A Genuine Jahn-Teller System with Compressed Geometry and Quantum Effects Originating from Zero-Point Motion

First‐principle calculations together with analysis of the experimental data found for 3d9 and 3d7 ions in cubic oxides proved that the center found in irradiated CaO:Ni2+ corresponds to Ni+ under a static Jahn–Teller effect displaying a compressed equilibrium geometry. It was also shown that the anomalous positive g∥ shift (g∥−g0=0.065) measured at T=20 K obeys the superposition of the |3 z2−r2⟩ and |x2−y2⟩ states driven by quantum effects associated with the zero‐point motion, a mechanism first put forward by O'Brien for static Jahn–Teller systems and later extended by Ham to the dynamic Jahn–Teller case.
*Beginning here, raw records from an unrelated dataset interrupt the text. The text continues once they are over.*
# zouyunkai/MedicalSemSeg

Measured on AMD Instinct MI355X. Metric: 96^3 vols/sec fwd+bwd (train), higher is better.
Workload: dtype bf16; 1 GPU; UNet base (MONAI BasicUNet 32-32-64-128-256-32) 1->3cls, 96^3 patches, DiceCE + AdamW, per-GPU batch 2; global_batch=2, parallelism=dp1, grad_sync=none (single rank)

## Files before the change

### include/msseg.h

```cpp
#ifndef MSSEG_H_
#define MSSEG_H_

#include <stddef.h>
#include <stdint.h>

#ifdef __cplusplus
extern "C" {
#endif

#define MSSEG_ABI_VERSION 1

#define MSSEG_OK 0
#define MSSEG_EINVAL (-1)
#define MSSEG_ELAUNCH (-2)
#define MSSEG_EWORKSPACE (-3)

#define MSSEG_F32 0
#define MSSEG_BF16 1

typedef void* msseg_stream_t;

int msseg_abi_version(void);
const char* msseg_last_error(void);
int msseg_num_cus(void);

int msseg_ktimer_enable(int on);
int msseg_ktimer_reset(void);
int msseg_ktimer_count(void);
int msseg_ktimer_get(int i, char* name, int cap, float* ms);

size_t msseg_packed_weight_bytes(int M, int T, int K, int cout_block, int dtype);
int msseg_pack_weights(const float* src, void* dst, int dtype, int M, int M0, int T, int K, int K0,
                       long long s_m1, long long s_m0, long long s_t, long long s_k1, long long s_k0,
                       int flip, int cout_block, msseg_stream_t stream);
typedef struct msseg_pack_job {
    const float* src;
    void* dst;
    long long s_m1, s_m0, s_t, s_k1, s_k0;
    long long total;
    int M, M0, T, K, K0, flip, cout_block, nkb;
} msseg_pack_job;
int msseg_pack_weights_batch(const msseg_pack_job* jobs_dev, int njobs, long long max_total, long long sum_total, int dtype,
                             msseg_stream_t stream);
int msseg_cout_block(int M);
int msseg_conv3d_k3_cout_block(int N, int D, int H, int W, int Cout);
int msseg_conv3d_k3_variant(int N, int D, int H, int W, int Cout);
int msseg_conv3d_k3_kernel(int N, int D, int H, int W, int Cin, int Cout, int dtype);

int msseg_conv3d_k3_fwd(const void* x, long long ldx, const void* wp, const float* bias, void* y, long long ldy,
                        int N, int D, int H, int W, int Cin, int Cout, float* stats ,
                        void* scratch, size_t scratch_bytes, int dtype, msseg_stream_t stream);
int msseg_conv3d_k3_fwd_accumulate(const void* x, long long ldx, const void* wp, void* y, long long ldy, int N, int D, int H,
                                   int W, int Cin, int Cout, float* stats, void* scratch, size_t scratch_bytes, int dtype,
                                   msseg_stream_t stream);
int msseg_conv3d_k3_dgrad_inbwd(const void* dy, long long lddy, const void* wp, void* da, long long ldda, int N, int D,
                                int H, int W, int Cin, int Cout, const void* yraw, long long ldyraw, const void* act,
                                long long ldact, const float* fwd_stats, float slope, float eps, float* red,
                                float* dgamma, float* dbeta, int accumulate, void* scratch, size_t scratch_bytes,
                                int dtype, msseg_stream_t stream);
int msseg_conv3d_k3s2_fwd(const void* x, long long ldx, const void* wp, const float* bias, void* y, long long ldy,
                          int N, int ID, int IH, int IW, int Cin, int Cout, int dtype, msseg_stream_t stream);
int msseg_zero_stuff2(const void* dy, long long lddy, void* out, long long ldo, int N, int OD, int OH, int OW, int ID,
                      int IH, int IW, int C, int dtype, msseg_stream_t stream);
int msseg_conv3d_stem_fwd(const void* x, long long ldx, const void* wp, const float* bias, void* y, long long ldy,
                          int N, int D, int H, int W, int Cout, float* stats, void* scratch, size_t scratch_bytes,
                          int dtype, msseg_stream_t stream);
int msseg_conv3d_stem_k1_fwd(const void* x, long long ldx, const void* wp, const float* bias, void* y, long long ldy,
                             int N, int D, int H, int W, int Cout, float* stats, void* scratch, size_t scratch_bytes,
                             int dtype, msseg_stream_t stream);
int msseg_conv3d_stem_norm_fwd(const void* x, long long ldx, const void* wp, const float* bias, const float* stats,
                               const float* gamma, const float* beta, float eps, float slope, void* y, long long ldy, int N,
                               int D, int H, int W, int Cout, int dtype, msseg_stream_t stream);
int msseg_conv3d_k1_fwd(const void* x, long long ldx, const void* wp, const float* bias, void* y, long long ldy,
                        long long NV, int Cin, int Cout, int dtype, msseg_stream_t stream);
int msseg_conv3d_k1_head_fwd(const void* x, long long ldx, const float* w, const float* bias, void* y, long long ldy,
                             long long NV, int Cin, int Cout, int dtype, msseg_stream_t stream);
int msseg_conv3d_k1_head_dgrad_inbwd(const void* dy, long long lddy, const float* w, void* da, long long ldda, int N,
                                     long long S, int C, int Cout, const void* yraw, long long ldyraw,
                                     const float* fwd_stats, const float* gamma, const float* beta, float slope, float eps,
                                     float* red, float* dgamma, float* dbeta, int accumulate, void* scratch,
                                     size_t scratch_bytes, int dtype, msseg_stream_t stream);
int msseg_conv3d_k1_head_norm_fwd(const void* x, long long ldx, const float* stats, const float* gamma, const float* beta,
                                  float slope, float eps, const float* w, const float* bias, void* y, long long ldy, int N,
                                  long long S, int Cin, int Cout, int dtype, msseg_stream_t stream);
int msseg_conv3d_k1_head_bwd_fused(const void* dy, long long lddy, const float* w, void* da, long long ldda, int N,
                                   long long S, int C, int Cout, const void* yraw, long long ldyraw, const float* fwd_stats,
                                   const float* gamma, const float* beta, float slope, float eps, float* red, float* dgamma,
                                   float* dbeta, int accumulate, float* dw, int dw_accumulate, void* scratch,
                                   size_t scratch_bytes, int dtype, msseg_stream_t stream);

int msseg_conv3d_gather_fwd(const void* x, long long ldx, const void* wp, const float* bias, void* y, long long ldy,
                            int N, int ID, int IH, int IW, int Cin, int Cout, int k, int s, int p, int dtype,
                            msseg_stream_t stream);
int msseg_deconv_k2s2_fwd(const void* x, long long ldx, const void* wp, const float* bias, void* y, long long ldy,
                          int N, int D, int H, int W, int Cin, int Cout, int dtype, msseg_stream_t stream);
int msseg_deconv_k2s2_bwd_data(const void* dy, long long lddy, const void* wp, void* dx, long long lddx,
                               int N, int D, int H, int W, int Cin, int Cout, int dtype, msseg_stream_t stream);
int msseg_conv3d_k1_dgrad_inbwd(const void* dy, long long lddy, const void* wp, void* da, long long ldda, int N,
                                long long S, int Cin, int Cout, const void* yraw, long long ldyraw, const void* act,
                                long long ldact, const float* fwd_stats, float slope, float eps, float* red,
                                float* dgamma, float* dbeta, int accumulate, void* scratch, size_t scratch_bytes,
                                int dtype, msseg_stream_t stream);
int msseg_deconv_k2s2_bwd_data_inbwd(const void* dy, long long lddy, const void* wp, void* dx, long long lddx, int N,
                                     int D, int H, int W, int Cin, int Cout, const void* yraw, long long ldyraw,
                                     const void* act, long long ldact, const float* fwd_stats, float slope, float eps,
                                     float* red, float* dgamma, float* dbeta, int accumulate, void* scratch,
                                     size_t scratch_bytes, int dtype, msseg_stream_t stream);
int msseg_deconv_k2s2_bwd_fused(const void* dy, long long lddy, const void* wp, void* dx, long long lddx, int N,
                                int D, int H, int W, int Cin, int Cout, const void* yraw, long long ldyraw,
                                const void* act, long long ldact, const float* fwd_stats, float slope, float eps,
                                float* red, float* dgamma, float* dbeta, int accumulate, float* dbias, int dbias_accumulate,
                                void* scratch, size_t scratch_bytes, int dtype, msseg_stream_t stream);

int msseg_deconv_k2s2_bwd_partials_ok(int Cin, int Cout, int dtype);
int msseg_deconv_k2s2_bwd_partials(const void* dy, long long lddy, const void* wp, float* part, size_t part_bytes, int N,
                                   int D, int H, int W, int Cin, int Cout, int dtype, msseg_stream_t stream);


size_t msseg_wgrad_workspace_bytes(int M, int T, int K);
int msseg_conv3d_k3_wgrad_kernel(int N, int D, int H, int W, int Cin, int Cout, int dtype);
int msseg_conv3d_k3_wgrad(const void* x, long long ldx, const void* dy, long long lddy, float* dw,
                          int N, int D, int H, int W, int Cin, int Cout, int accumulate,
                          void* workspace, size_t workspace_bytes, int dtype, msseg_stream_t stream);
int msseg_conv3d_k1_wgrad(const void* x, long long ldx, const void* dy, long long lddy, float* dw,
                          long long NV, int Cin, int Cout, int accumulate,
                          void* workspace, size_t workspace_bytes, int dtype, msseg_stream_t stream);
int msseg_linear_wgrad_ok(long long NV, int Cin, int Cout, int dtype);
int msseg_linear_wgrad(const void* x, long long ldx, const void* dy, long long lddy, float* dw, float* dbias, long long NV,
                       int Cin, int Cout, int accumulate_w, int accumulate_b, void* workspace, size_t workspace_bytes,
                       int dtype, msseg_stream_t stream);
int msseg_conv3d_gather_wgrad(const void* x, long long ldx, const void* dy, long long lddy, float* dw,
                              int N, int ID, int IH, int IW, int Cin, int Cout, int k, int s, int p, int accumulate,
                              void* workspace, size_t workspace_bytes, int dtype, msseg_stream_t stream);
int msseg_deconv_k2s2_wgrad(const void* x, long long ldx, const void* dy, long long lddy, float* dw,
                            int N, int D, int H, int W, int Cin, int Cout, int accumulate,
                            void* workspace, size_t workspace_bytes, int dtype, msseg_stream_t stream);

int msseg_conv3d_k3_small_ok(int N, int D, int H, int W, int Cin, int Cout, int dtype);
int msseg_conv3d_k3_small_stage_groups(int N, int D, int H, int W, int Cin, int Cout);
size_t msseg_conv3d_k3_small_workspace_bytes(int N, int D, int H, int W, int Cin, int Cout);
int msseg_conv3d_k3_small_partials(const void* x, long long ldx, const void* wp, float* part, size_t part_bytes, int N,
                                   int D, int H, int W, int Cin, int Cout, msseg_stream_t stream);
int msseg_conv3d_k3_small_fwd_finish(const float* part, int nstages, const float* bias, const float* gamma,
                                     const float* beta, float eps, float slope, void* yraw, long long ldy, void* act,
                                     long long lda, void* pooled, long long ldp, float* stats, int N, int D, int H, int W,
                                     int Cout, msseg_stream_t stream);
int msseg_conv3d_k3_small_fwd_finish_res(const float* part, int nstages, const float* bias, const float* gamma,
                                         const float* beta, float eps, float slope, void* yraw, long long ldy, void* act,
                                         long long lda, const void* residual, long long ldr, void* pooled, long long ldp,
                                         float* stats, int N, int D, int H, int W, int Cout, msseg_stream_t stream);
int msseg_conv3d_k3_small_bwd_finish(const float* part, int nstages, void* dx, long long lddx, const void* unit_yraw,
                                     long long lduy, const float* unit_stats, const float* unit_gamma,
                                     const float* unit_beta, float eps, float slope, float* dgamma, float* dbeta,
                                     int accumulate, int N, int D, int H, int W, int Cin, msseg_stream_t stream);

int msseg_dwconv3d_k3_fwd(const void* x, long long ldx, const void* w_taps, const float* bias, void* y, long long ldy, int N,
                          int D, int H, int W, int C, int flip, int dtype, msseg_stream_t stream);
int msseg_avgpool3d_k3(const void* x, long long ldx, void* y, long long ldy, int N, int D, int H, int W, int C, int dtype,
                       msseg_stream_t stream);
int msseg_dwconv3d_k3_wgrad(const void* x, long long ldx, const void* dy, long long lddy, float* dw, float* dbias,
                            int accumulate_w, int accumulate_b, int N, int D, int H, int W, int C, void* scratch,
                            size_t scratch_bytes, int dtype, msseg_stream_t stream);
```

To our knowledge, this is the first genuine Jahn–Teller system (i.e. in which exact degeneracy exists at the high‐symmetry configuration) exhibiting a compressed equilibrium geometry for which large quantum effects allow experimental observation of the effect predicted by O'Brien. Analysis of the calculated energy barriers for different Jahn–Teller systems allowed us to explain the origin of the compressed geometry observed for CaO:Ni+. Distorting evidence: First‐principles calculations are used to analyze and reassign a Ni‐doped CaO center, owing to a Ni+ species instead of Ni3+ species. The center has a compressed octahedron geometry. Electron paramagnetic resonance spectroscopy shows, for the first time, evidence of the so‐called O'Brien effect associated with quantum entanglement between the electronic and vibrational degrees of freedom.